IDEA-Research / GroundingDINO

[ECCV 2024] Official implementation of the paper "Grounding DINO: Marrying DINO with Grounded Pre-Training for Open-Set Object Detection"
https://arxiv.org/abs/2303.05499
Apache License 2.0
6.74k stars 684 forks source link

GroundingDINO Inference speed #132

Open lsn199603 opened 1 year ago

lsn199603 commented 1 year ago

GroundingDINO Inference result is very good. However, the inference speed is 5FPS,Is it possible to improve the inference speed by pre-encoded text ? Looking forward to your reply!

SlongLiu commented 1 year ago

It is a good point. I believe we can improve the throughout by technique optimizations. It would be helpful if you'd like to provide PRs.

kenhuang1964 commented 1 year ago

Hey @lsn199603 , does GroundingDINO work on live video captures?

lsn199603 commented 1 year ago

Hey @lsn199603 , does GroundingDINO work on live video captures?

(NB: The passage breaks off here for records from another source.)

void alloc_slot(zk_prover *p, int i) {
    zk_prover::ProofSlot &q = p->slot[i];
    if (q.allocated) return;
    const uint64_t nv = p->sv.size();
    q.sort_w.alloc(nv, p->wbits, p->table_mode, p->batch);
    const MsmPlan pw = q.sort_w.plan, ph = p->sort_h.plan;
    const uint64_t tbw = q.sort_w.total_buckets(), tbh = p->sort_h.total_buckets();
    q.buckets_g1.alloc(3 * tbw + tbh);
    q.buckets_g2.alloc(tbw);
    q.scratch_g1.alloc(msm_reduce_scratch_points(3, pw) + msm_reduce_scratch_points(1, ph));
    const uint64_t ew = (uint64_t)pw.sets * msm_wsum_rc(pw), eh = (uint64_t)ph.sets * msm_wsum_rc(ph);
    q.wsum_g1.alloc(3 * ew + eh);
    q.scratch_g2.alloc(msm_reduce_scratch_points(1, pw));
    q.wsum_g2.alloc(ew);
    const uint64_t slots = msm_accum_workspace_slots(q.sort_w.max_entries()), slots_h = msm_accum_workspace_slots(p->sort_h.max_entries());
    q.acc_stride = slots;
    q.acc_ws_g1_all.alloc(3 * slots + slots_h);
    q.acc_ws_g2.alloc(slots);
    q.acc_key_all.alloc(4 * slots + slots_h);
    q.acc_flag_all.alloc(4 * slots + slots_h);
    if (p->csr_long.chunks) q.spmv_part.alloc((uint64_t)p->csr_long.chunks * p->batch);
    for (int m = 0; m < 5; m++) {
        const uint64_t at = m < 3 ? m * slots : (m == 3 ? 3 * slots : 3 * slots + slots_h);
        if (m < 4) q.acc_ws_g1[m] = q.acc_ws_g1_all.p + at;
        q.acc_key[m] = q.acc_key_all.p + at;
        q.acc_flag[m] = q.acc_flag_all.p + at;
    }
    q.w1_bytes = (size_t)(3 * ew + eh) * sizeof(G1XYZZ);
    q.w2_bytes = (size_t)ew * sizeof(G2XYZZ);
    if (!q.w1) HIP_TRY(hipHostMalloc((void **)&q.w1, q.w1_bytes, hipHostMallocDefault));
    if (!q.w2) HIP_TRY(hipHostMalloc((void **)&q.w2, q.w2_bytes, hipHostMallocDefault));
    for (auto &e : q.ev_l1)
        if (!e) HIP_TRY(hipEventCreateWithFlags(&e, hipEventDisableTiming));
    for (hipEvent_t *e : {&q.ev_fork, &q.ev_join, &q.ev_sortw, &q.ev_main, &q.ev_done, &q.ev_chain})
        if (!*e) HIP_TRY(hipEventCreateWithFlags(e, hipEventDisableTiming));
    for (auto &e : q.ev_tail)
        if (!e) HIP_TRY(hipEventCreateWithFlags(&e, hipEventDisableTiming));
    for (auto &e : q.ev)
        if (!e) HIP_TRY(hipEventCreate(&e));
    q.have_events = true;
    q.allocated = true;
}

void ensure_witness_buffer(zk_prover *p, zk_prover::ProofSlot &q) {
    if (!q.wtns_dev.p) q.wtns_dev.alloc((uint64_t)p->nVars * p->batch);
    if (!q.ev_h2d) HIP_TRY(hipEventCreateWithFlags(&q.ev_h2d, hipEventDisableTiming));
    if (!q.ev_h2d_start) HIP_TRY(hipEventCreate(&q.ev_h2d_start));
}

struct PhaseClock {
    bool on;
    std::chrono::steady_clock::time_point t;
    PhaseClock() : on(getenv("ZKHIP_VERBOSE") != nullptr), t(std::chrono::steady_clock::now()) {}
    void lap(const char *what, hipStream_t s) {
        if (!on) return;
        (void)hipStreamSynchronize(s);
        auto now = std::chrono::steady_clock::now();
        fprintf(stderr, "[zkhip] create: %-28s %8.1f ms\n", what, std::chrono::duration<double, std::milli>(now - t).count());
        t = now;
    }
};

void prover_create(zk_prover **out, const zk_zkey_view *z, const zk_opts *o) {
    if (!out || !z) throw std::invalid_argument("null argument");
    PhaseClock clk;
    const int dev = resolve_device(o ? o->device : -1);
    std::unique_ptr<zk_prover> p(new zk_prover());
    p->device = dev;
    DeviceGuard g(dev);
    p->flags = o ? o->flags : 0;
    p->shard_count = (o && o->shard_count > 1) ? o->shard_count : 1;
    p->shard_index = o ? o->shard_index : 0;
    p->batch = (o && o->batch > 1) ? o->batch : 1;
    if (p->batch > ZK_MAX_BATCH) throw std::invalid_argument("opts.batch > ZK_MAX_BATCH");
    if (p->flags & ZK_FLAG_PRECOMP_HALF) p->flags |= ZK_FLAG_PRECOMP;
    if (p->batch > 1 && (!(p->flags & ZK_FLAG_PRECOMP) || (p->flags & ZK_FLAG_PRECOMP_HALF) || p->shard_count != 1 || (p->flags & ZK_FLAG_PARTITIONED_CHAIN)))
        throw std::invalid_argument("opts.batch needs ZK_FLAG_PRECOMP (a row per window) on an unsharded prover");
    if (p->shard_index >= p->shard_count) throw std::invalid_argument("shard_index >= shard_count");
    const uint32_t wbits = o ? o->window_bits : 0;

    p->nVars = z->nVars;
    p->nPublic = z->nPublic;
    p->domainSize = z->domainSize;
    p->nCoefs = z->nCoefs;
    if (z->nVars == 0 || z->nPublic + 1 > z->nVars) throw std::invalid_argument("invalid nVars/nPublic");
    p->logn = ilog2_exact(z->domainSize);
    if (p->logn > 27) throw std::invalid_argument("domainSize exceeds 2^27: the coset needs a root of order 2*domainSize and BN254 Fr has 2-adicity 28");
    if (z->nCoefs >= (1ull << 32)) throw std::invalid_argument("nCoefs >= 2^32 is not supported (32-bit CSR positions)");
    const uint64_t n = z->domainSize, nV = z->nVars, nC = nV - z->nPublic - 1;
    if (z->coefs_bytes && z->coefs_bytes < 4 + z->nCoefs * 44) throw std::invalid_argument("zkey section 4 too small");
    if (z->pointsA_bytes && z->pointsA_bytes < nV * 64) throw std::invalid_argument("zkey section 5 too small");
    if (z->pointsB1_bytes && z->pointsB1_bytes < nV * 64) throw std::invalid_argument("zkey section 6 too small");
    if (z->pointsB2_bytes && z->pointsB2_bytes < nV * 128) throw std::invalid_argument("zkey section 7 too small");
    if (z->pointsC_bytes && z->pointsC_bytes < nC * 64) throw std::invalid_argument("zkey section 8 too small");
    if (z->pointsH_bytes && z->pointsH_bytes < n * 64) throw std::invalid_argument("zkey section 9 too small");
    memcpy(p->vk_alpha1, z->vk_alpha1, 64);
    memcpy(p->vk_beta1, z->vk_beta1, 64);
    memcpy(p->vk_beta2, z->vk_beta2, 128);
    memcpy(p->vk_delta1, z->vk_delta1, 64);
    memcpy(p->vk_delta2, z->vk_delta2, 128);

    {
        const char *e = probe_env("ZKHIP_S1_PRIO");
        const bool s1_hi = e ? atoi(e) != 0 : p->shard_count >= 2;
        if (s1_hi && !getenv("ZKHIP_SERIAL")) {
            int lo_pr = 0, hi_pr = 0;
            HIP_TRY(hipDeviceGetStreamPriorityRange(&lo_pr, &hi_pr));
            HIP_TRY(hipStreamCreateWithPriority(&p->stream, hipStreamNonBlocking, hi_pr));
        } else {
            HIP_TRY(hipStreamCreateWithFlags(&p->stream, hipStreamNonBlocking));
        }
    }
    struct SideStreams {
        std::thread th;
        std::exception_ptr err;
        ~SideStreams() {
            if (th.joinable()) th.join();
// ... 67 lines not shown
        if (nnz) up.copy(raw.p, (const uint8_t *)z->coefs + 4, nnz * 44);
        clk.lap("coefficient records upload", s);
        launch_csr_build(p->csr_rowptr.p, p->csr_col.p, p->csr_val.p, cursor.p, err.p, raw.p, nnz, z->domainSize, z->nVars,
                         p->part ? (uint32_t)p->sh.lo : 0u, p->part ? (uint32_t)p->sh.hi : z->domainSize, row_cut, s);
        launch_fr_to_internal(p->csr_val.p, nnz, 2, s);
        uint32_t bad[4] = {0, 0, 0, 0};
        HIP_TRY(hipMemcpyAsync(bad, err.p, 16, hipMemcpyDeviceToHost, s));
        HIP_TRY(hipStreamSynchronize(s));
        if (bad[0]) throw std::invalid_argument("zkey coefficient record out of range");
        p->csr_long.build(p->csr_rowptr.p, rows, row_cut, bad, s);
        clk.lap("CSR build (device)", s);
    }

    {
        const uint32_t local_logn = p->logn - p->log_shards_chain();
        const bool pair = ntt_pair_supported(local_logn) && !probe_env("ZKHIP_NTT_RADIX2");
        if (pair) p->pair.build(p->logn, local_logn, p->part ? p->shard_index : 0u, s);
        if (!pair || p->part) {
            p->tw_fwd.alloc(n > 1 ? n / 2 : 1);
            p->tw_inv.alloc(n > 1 ? n / 2 : 1);
            if (!pair) p->tw_coset.alloc(n);
            p->tw_ninv.alloc(1);
            launch_ntt_build_tables(p->tw_fwd.p, p->tw_inv.p, p->tw_coset.p, p->tw_ninv.p, p->logn, s);
        }
    }
    clk.lap("twiddle tables", s);

    const uint64_t nv = p->sv.size(), nh = p->sh.size();
    p->precomp = (p->flags & ZK_FLAG_PRECOMP) != 0;
    p->table_mode = (p->flags & ZK_FLAG_PRECOMP_HALF) ? 2u : p->precomp ? 1u : 0u;
    p->sort_h.alloc(nh, wbits, p->table_mode, p->batch);
    alloc_slot(p.get(), 0);
    const uint64_t rows_w = msm_table_rows(p->slot[0].sort_w.plan), rows_h = msm_table_rows(p->sort_h.plan);
    p->ptsA.alloc((nv ? nv : 1) * rows_w);
    p->ptsB1.alloc((nv ? nv : 1) * rows_w);
    p->ptsB2.alloc((nv ? nv : 1) * rows_w);
    p->ptsH.alloc((nh ? nh : 1) * rows_h);
    clk.lap("workspace allocation", s);
    up.copy(p->ptsA.p, (const uint8_t *)z->pointsA + p->sv.lo * 64, nv * 64);
    up.copy(p->ptsB1.p, (const uint8_t *)z->pointsB1 + p->sv.lo * 64, nv * 64);
    up.copy(p->ptsB2.p, (const uint8_t *)z->pointsB2 + p->sv.lo * 128, nv * 128);
    up.copy(p->ptsH.p, (const uint8_t *)z->pointsH + p->sh.lo * 64, nh * 64);
    {
        uint64_t first = z->nPublic + 1;
        uint64_t lo = p->sv.lo > first ? p->sv.lo : first;
        uint64_t hi = p->sv.hi > lo ? p->sv.hi : lo;
        uint64_t cnt = hi - lo;
        uint32_t skip = (uint32_t)(lo - p->sv.lo);
        if (p->precomp) {
            p->ptsC.alloc((nv ? nv : 1) * rows_w);
            HIP_TRY(hipMemsetAsync(p->ptsC.p, 0, (size_t)(nv ? nv : 1) * 64, s));
            if (cnt) up.copy(p->ptsC.p + skip, (const uint8_t *)z->pointsC + (lo - first) * 64, cnt * 64);
            p->c_idx_min = 0;
            launch_fq_to_internal((Fq *)p->ptsC.p, nv * 2, s);
        } else {
            p->c_idx_min = skip;
            p->ptsC.alloc(cnt ? cnt : 1);
            up.copy(p->ptsC.p, (const uint8_t *)z->pointsC + (lo - first) * 64, cnt * 64);
            launch_fq_to_internal((Fq *)p->ptsC.p, cnt * 2, s);
        }
    }
    launch_fq_to_internal((Fq *)p->ptsA.p, nv * 2, s);
    launch_fq_to_internal((Fq *)p->ptsB1.p, nv * 2, s);
    launch_fq_to_internal((Fq *)p->ptsB2.p, nv * 4, s);
    launch_fq_to_internal((Fq *)p->ptsH.p, nh * 2, s);
    clk.lap("point tables upload+convert", s);
    if (p->precomp) {
        const MsmPlan plan_w = p->slot[0].sort_w.plan;
        const uint64_t tw = (uint64_t)(rows_w - 1) * (nv ? nv : 1), th = (uint64_t)(rows_h - 1) * (nh ? nh : 1);
        const uint64_t tmax = tw > th ? tw : th;
        DevBuf<G2XYZZ> tmp;
        DevBuf<Fq2> pref;
        tmp.alloc(tmax ? tmax : 1);
        pref.alloc(tmax ? tmax : 1);
        launch_msm_precomp_g1(p->ptsA.p, (G1XYZZ *)tmp.p, (Fq *)pref.p, nv, plan_w, s);
        launch_msm_precomp_g1(p->ptsB1.p, (G1XYZZ *)tmp.p, (Fq *)pref.p, nv, plan_w, s);
        launch_msm_precomp_g1(p->ptsC.p, (G1XYZZ *)tmp.p, (Fq *)pref.p, nv, plan_w, s);
        launch_msm_precomp_g1(p->ptsH.p, (G1XYZZ *)tmp.p, (Fq *)pref.p, nh, p->sort_h.plan, s);
        launch_msm_precomp_g2(p->ptsB2.p, tmp.p, pref.p, nv, plan_w, s);
        HIP_TRY(hipStreamSynchronize(s));
    }

    p->abc.alloc(3 * p->nloc * p->batch);
    p->h.alloc(p->nloc * p->batch);
    if (p->part) p->xb.alloc(3 * p->nloc);
    p->abc_use = p->abc.p;
    p->xb_use = p->xb.p;
    {
        const char *e = getenv("ZKHIP_LANES");
        int lanes = e ? atoi(e) : (p->domainSize <= (1u << 17) && p->batch == 1 ? 8 : p->domainSize <= (1u << 22) ? 4 : 1);
        if (lanes < 1) lanes = 1;
        if (lanes > zk_prover::MAX_LANES) lanes = zk_prover::MAX_LANES;
        if (p->part || getenv("ZKHIP_SERIAL")) lanes = 1;
        for (int l = 1; l < lanes; l++) {
            auto x = std::make_unique<zk_prover::LaneExtra>();
            const char *ls = getenv("ZKHIP_LANE_STREAMS");
            x->one_stream = ls && atoi(ls) == 1;
            x->n_abc = 3 * p->nloc * p->batch;
            x->n_h = p->nloc * p->batch;
            x->nh_sort = nh;
            x->wbits = wbits;
            x->precomp = p->table_mode;
            x->batch = p->batch;
            p->extra[l - 1] = std::move(x);
        }
        p->lanes = lanes;
        const char *ge = getenv("ZKHIP_GRAPH");
        p->use_graph = ge && atoi(ge) != 0 && !p->part && p->batch == 1 && !(p->flags & ZK_FLAG_TIMINGS) && !getenv("ZKHIP_SERIAL");
    }
    HIP_TRY(hipStreamSynchronize(s));
    side.finish();
    clk.lap(p->precomp ? "window pre-computation" : "finish", s);
    *out = p.release();
}

}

Hello, I only tested mp4 file video, not rstp video stream

kenhuang1964 commented 1 year ago

Hey @lsn199603 , does GroundingDINO work on live video captures?

Hello, I only tested mp4 file video, not rstp video stream

Awesome thanks! Is the implementation for mp4 file video similar to YOLO video object detection implementation?

lsn199603 commented 1 year ago

thanks

Yes, the prompt needs to be configured in advance

kenhuang1964 commented 1 year ago

thanks

Yes, the prompt needs to be configured in advance

Thank you!

Nancis1130 commented 1 year ago

Have you made any progress on pre-encoding?

farukcankaya commented 2 weeks ago

Hey @lsn199603, if you don’t mind, could you share the specifications you used to achieve 5 FPS? Specifically:

In my test, with an input image of 1200x1800, DINO detects 5 objects, and the prompt includes 13 categories (e.g., "xxx., yyy., zzz.,...") totaling 133 characters.